Posted: 05/04/07 16:07:27

I haven't been able to reproduce this with DMD on Win32 or Linux. I suppose you're using GDC?

Posted: 05/04/07 20:24:38

hrm, the above example isn't crashing for me either, this one does crash for me with both dmd-1.014 and gdc-0.23 on linux Ubuntu x86.

import tango.core.Thread;

interface IDelayedCall {
  int opCmp(IDelayedCall o);
}

class DelayedCall(Callable) : IDelayedCall {
  Callable f;

  this(Callable f){
    this.f = f;
  }

  int opCmp(IDelayedCall o) {
    return 0;
  }
}

void main() {
  auto f = delegate void() {};
  auto fun = delegate void() {
    auto m = new DelayedCall!(void delegate())(f);
    auto n = new DelayedCall!(void delegate())(f);
    auto a = m > n;
  };
  Fiber x;

  while(1) {
    x = new Fiber(fun);
    x.call();
  }
}

Posted: 05/21/07 15:23:50

Weird. On Win32, that app exits almost immediately with no error. Which it shouldn't. I'll look into it.

Posted: 05/21/07 20:01:25

For what it's worth, I've got the repro trimmed down to this:

import tango.core.Thread;

void fun()
{
    auto m = new Object;
    auto n = new Object;
    auto a = m > n;
}

void main()
{
    Fiber x = new Fiber(&fun);

    while(1)
    {
        x.call();
        x.reset();
    }
}

Interestingly, if I replace the objects with int pointers:

void fun()
{
    auto m = new int;
    auto n = new int;
    auto a = *m > *n;
}

The app works, so it's almost definitely with the Fiber code rather than the GC code. I don't understand how this error can occur intermittently though, since the same Fiber is being re-used across all calls. I'll keep experimenting, but this one may take me a while to figure out.

Posted: 05/22/07 04:23:59

After I logged off I realized that the only way for this sample to exhibit unpredictable behavior (which it does) is if the problem is somehow related to garbage collection.
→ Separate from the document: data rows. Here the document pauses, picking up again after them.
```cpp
DI uint32_t mbcnt64(uint64_t mask) { return __builtin_amdgcn_mbcnt_hi((uint32_t)(mask >> 32), __builtin_amdgcn_mbcnt_lo((uint32_t)mask, 0u)); }
DI uint32_t wave_sum(uint32_t v) {
#pragma unroll
    for (int off = 32; off > 0; off >>= 1) v += __shfl_xor(v, off, 64);
    return v;
}
template <bool FENCED = true>
DI void wave_lds_handoff() {
    if constexpr (FENCED) __builtin_amdgcn_fence(__ATOMIC_RELEASE, "wavefront", "local");
    __builtin_amdgcn_wave_barrier();
    if constexpr (FENCED) __builtin_amdgcn_fence(__ATOMIC_ACQUIRE, "wavefront", "local");
}
// ... 376 lines not shown
    stock.dir = s_stock_dir + (threadIdx.x & ~63u); stock.key = s_stock_key + (threadIdx.x & ~63u);
    }
    PathState ps; ps.ro = mk(0, 0, 0); ps.rd = mk(0, 0, 1); ps.thr = mk(1, 1, 1); ps.sidx = 0; ps.ray_index = 0; ps.px = ps.py = 0;
    ps.rng.clear();
    bool live = false;
    uint32_t n_paths = 0, n_rays = 0;
    Prof prof; prof.begin();
#ifdef MI355RT_STAMPS
    const unsigned long long t_wave0 = __builtin_amdgcn_s_memrealtime();
    unsigned long long t_dry = 0ull; uint32_t drain_iters = 0, live_at_dry = 0;
#endif
    for (;;) {
        Hit h; bool hit = false;
        __builtin_amdgcn_s_setprio(1);
        uint32_t n_cam = 0u;
        if constexpr (PREHIT) {
            n_cam = wc.template refill_size<MI355RT_PREHIT_LOW>(P, lane);
            if (n_cam != 0u) {
                wave_lds_handoff();
                stock.park_a[lane] = make_float4(ps.ro.x, ps.ro.y, ps.ro.z, ps.rd.x); stock.park_b[lane] = make_float2(ps.rd.y, ps.rd.z);
                if (lane < n_cam) stock.camera(P, wc.next + lane, (wc.ring_head + wc.ring_count + lane) & 63u, ps.ro, ps.rd);
            }
        }
        if (n_cam != 0u ? lane < n_cam : live) hit = hit_scene<HAS_MESH, true, KINDS>(prims, P.n_prims, P.nodes, P.tris, ps.ro, ps.rd, h);
        prof.mark(1);
        if constexpr (PREHIT) {
            if (n_cam != 0u) {
                const bool cam = lane < n_cam;
                if (cam) { ++n_paths; ++n_rays; }
                wave_lds_handoff();
                wc.ring_count += stock.append(P, lane, wc.next, wc.ring_head + wc.ring_count, cam, hit, h, ps.rd);
                wave_lds_handoff();
                wc.next += n_cam;
                const float4 a = stock.park_a[lane]; const float2 b = stock.park_b[lane];
                ps.ro = mk(a.x, a.y, a.z); ps.rd = mk(a.w, b.x, b.y);
                prof.mark(2);
                continue;
            }
        }
// ... 246 lines not shown
```

raytracer-rust_amd/csrc/device/rt_prepare.cpp:

```cpp
#include "rt_prepare.h"

#include <algorithm>
#include <cmath>
#include <cstring>
#include <initializer_list>
#include <limits>
#include <utility>

using namespace mi355rt;

namespace {
thread_local std::string g_err;
}

namespace mi355rt {

int fail(int code, const std::string& msg) { g_err = msg; return code; }
int fail_noexcept(int code, const char* msg) noexcept { try { g_err.assign(msg); } catch (...) { g_err.clear(); } return code; }
std::string& last_error() { return g_err; }

int select_rows(const mi355rt_settings& st, const mi355rt_options* o, RowSel& sel) {
    uint32_t rb = 0, re = st.height, strip = 1, parts = 1, part = 0;
    if (o) {
        if (o->abi_version != MI355RT_ABI_VERSION && o->abi_version != 4u) return fail(MI355RT_ERR_INVALID, "options.abi_version mismatch");
// ... 260 lines not shown
                     : (rough && other_scatter && covers(KERNEL_WAVEFRONT_MESHFREE)) ? KERNEL_WAVEFRONT_MESHFREE
                     : covers(KERNEL_LOCKSTEP_NOSPEC) ? KERNEL_LOCKSTEP_NOSPEC : KERNEL_LOCKSTEP;
    }
    if (forced_variant >= 0) {
        const uint32_t v = (uint32_t)forced_variant;
        const bool ok = render_ctr_variant_built(v) && VARIANT_TABLE[v].forceable && covers(v) && kinds_covered(v) &&
                        !(VARIANT_TABLE[v].identity_meshes && !(has_mesh && all_meshes_identity));
        if (ok) chosen = v;
    }
    return chosen;
}

uint32_t choose_inline_steps(const PreparedScene& s, int knob) { return knob >= 0 ? (uint32_t)knob : (s.n_mesh_prims >= 2 ? 1u : 0u); }

}
```

raytracer-rust_amd/csrc/device/rt_prepare.h:

```cpp
#pragma once

#include <cstdint>
#include <new>
#include <stdexcept>
#include <string>
#include <vector>

#include "../../../include/mi355rt.h"
#include "rt_device.h"

namespace mi355rt {

int fail(int code, const std::string& msg);
int fail_noexcept(int code, const char* msg) noexcept;
std::string& last_error();

template <class F> int guard(F&& f) noexcept {
    try { return f(); }
    catch (const std::bad_alloc&) { return fail_noexcept(MI355RT_ERR_OOM, "host allocation failed (std::bad_alloc)"); }
    catch (const std::length_error&) { return fail_noexcept(MI355RT_ERR_OOM, "host allocation failed (std::length_error)"); }
    catch (const std::exception& e) {
        try { return fail(MI355RT_ERR_HIP, std::string("unexpected C++ exception: ") + e.what()); } catch (...) { return fail_noexcept(MI355RT_ERR_HIP, "unexpected C++ exception"); }
    }
    catch (...) { return fail_noexcept(MI355RT_ERR_HIP, "unexpected C++ exception"); }
// ... 7 lines not shown
struct PreparedScene {
    std::vector<DevNode> nodes; std::vector<DevTri> tris;
    std::vector<uint32_t> mesh_roots;
    std::vector<DevPrim> prims;
    uint64_t n_texels = 0;
    uint32_t scene_mats = 0u;
    uint32_t scene_prim_kinds = 0u;
    uint32_t n_mesh_prims = 0;
    bool all_meshes_identity = true, all_meshes_shallow = true;
};

int prepare_scene(const mi355rt_scene* sc, PreparedScene& out);
uint32_t choose_variant(const PreparedScene& s, int forced_variant, uint32_t built_mask);
uint32_t choose_inline_steps(const PreparedScene& s, int knob);

}
```

raytracer-rust_amd/device.py:

```python
import collections
import ctypes as C
import os

import numpy as np

from . import abi, build

EXPORTS = ["mi355rt_render", "mi355rt_render_multi", "mi355rt_render_progressive", "mi355rt_context_create", "mi355rt_context_destroy", "mi355rt_context_set_scene",
           "mi355rt_rows_selected", "mi355rt_context_render", "mi355rt_context_render_progressive", "mi355rt_context_set_timing", "mi355rt_context_read_timing",
           "mi355rt_context_check", "mi355rt_context_set_share", "mi355rt_last_error", "mi355rt_abi_version",
           "mi355rt_multi_context_create", "mi355rt_multi_context_destroy", "mi355rt_multi_context_set_scene", "mi355rt_multi_context_render",
           "mi355rt_multi_context_check", "mi355rt_multi_context_render_progressive", "mi355rt_render_progressive_multi",
           "mi355rt_context_trace_rays", "mi355rt_context_first_hits", "mi355rt_trace_rays"]

_lib = None
_extra = {}


def load(so):
    so = os.path.abspath(so)
    if so not in _extra:
        _extra[so] = _bind(so)
    return _extra[so]

# ... 126 lines not shown
        L.mi355rt_context_trace_rays.restype = C.c_int
        L.mi355rt_context_trace_rays.argtypes = [C.c_void_p, C.c_void_p, C.c_uint32, C.c_void_p, C.c_void_p]
        L.mi355rt_context_first_hits.restype = C.c_int
        L.mi355rt_context_first_hits.argtypes = [C.c_void_p, C.POINTER(abi.Options), C.c_void_p, C.c_void_p]
        L.mi355rt_trace_rays.restype = C.c_int
        L.mi355rt_trace_rays.argtypes = [C.POINTER(abi.Scene), C.c_void_p, C.c_uint32, C.c_void_p]
        L.mi355rt_debug_multi_part_ms.restype = C.c_int
        L.mi355rt_debug_multi_part_ms.argtypes = [C.c_void_p, C.POINTER(C.c_double), C.c_uint32, C.POINTER(C.c_uint32)]
        L.mi355rt_debug_set_knob.restype = C.c_int
        L.mi355rt_debug_set_knob.argtypes = [C.c_void_p, C.c_char_p, C.c_int]
        L.mi355rt_debug_has_variant.restype = C.c_int
        L.mi355rt_debug_has_variant.argtypes = [C.c_uint32]
        L.mi355rt_debug_prepare_scene.restype = C.c_int
        L.mi355rt_debug_prepare_scene.argtypes = [C.POINTER(abi.Scene), C.c_int, C.POINTER(C.c_uint32), C.POINTER(C.c_uint32),
                                                  C.c_void_p, C.POINTER(C.c_uint32), C.c_void_p, C.POINTER(C.c_uint32), C.c_void_p, C.POINTER(C.c_uint32)]
        if L.mi355rt_abi_version() != abi.ABI_VERSION:
            raise RuntimeError("libmi355rt.so ABI version does not match abi.py")
    return L
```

So I played with things a bit and figured out the problem. Basically, if a collection occurs when Fiber is running but before that Fiber has called Fiber.yield() at least once, then any data referenced by only that Fiber will be cleaned up. I can't believe no one has seen this before now. You must be the only person using Fibers regularly :-) In any case, this is the result of a minor oversight on my part, and it's a one line fix. I'll check in the change tomorrow.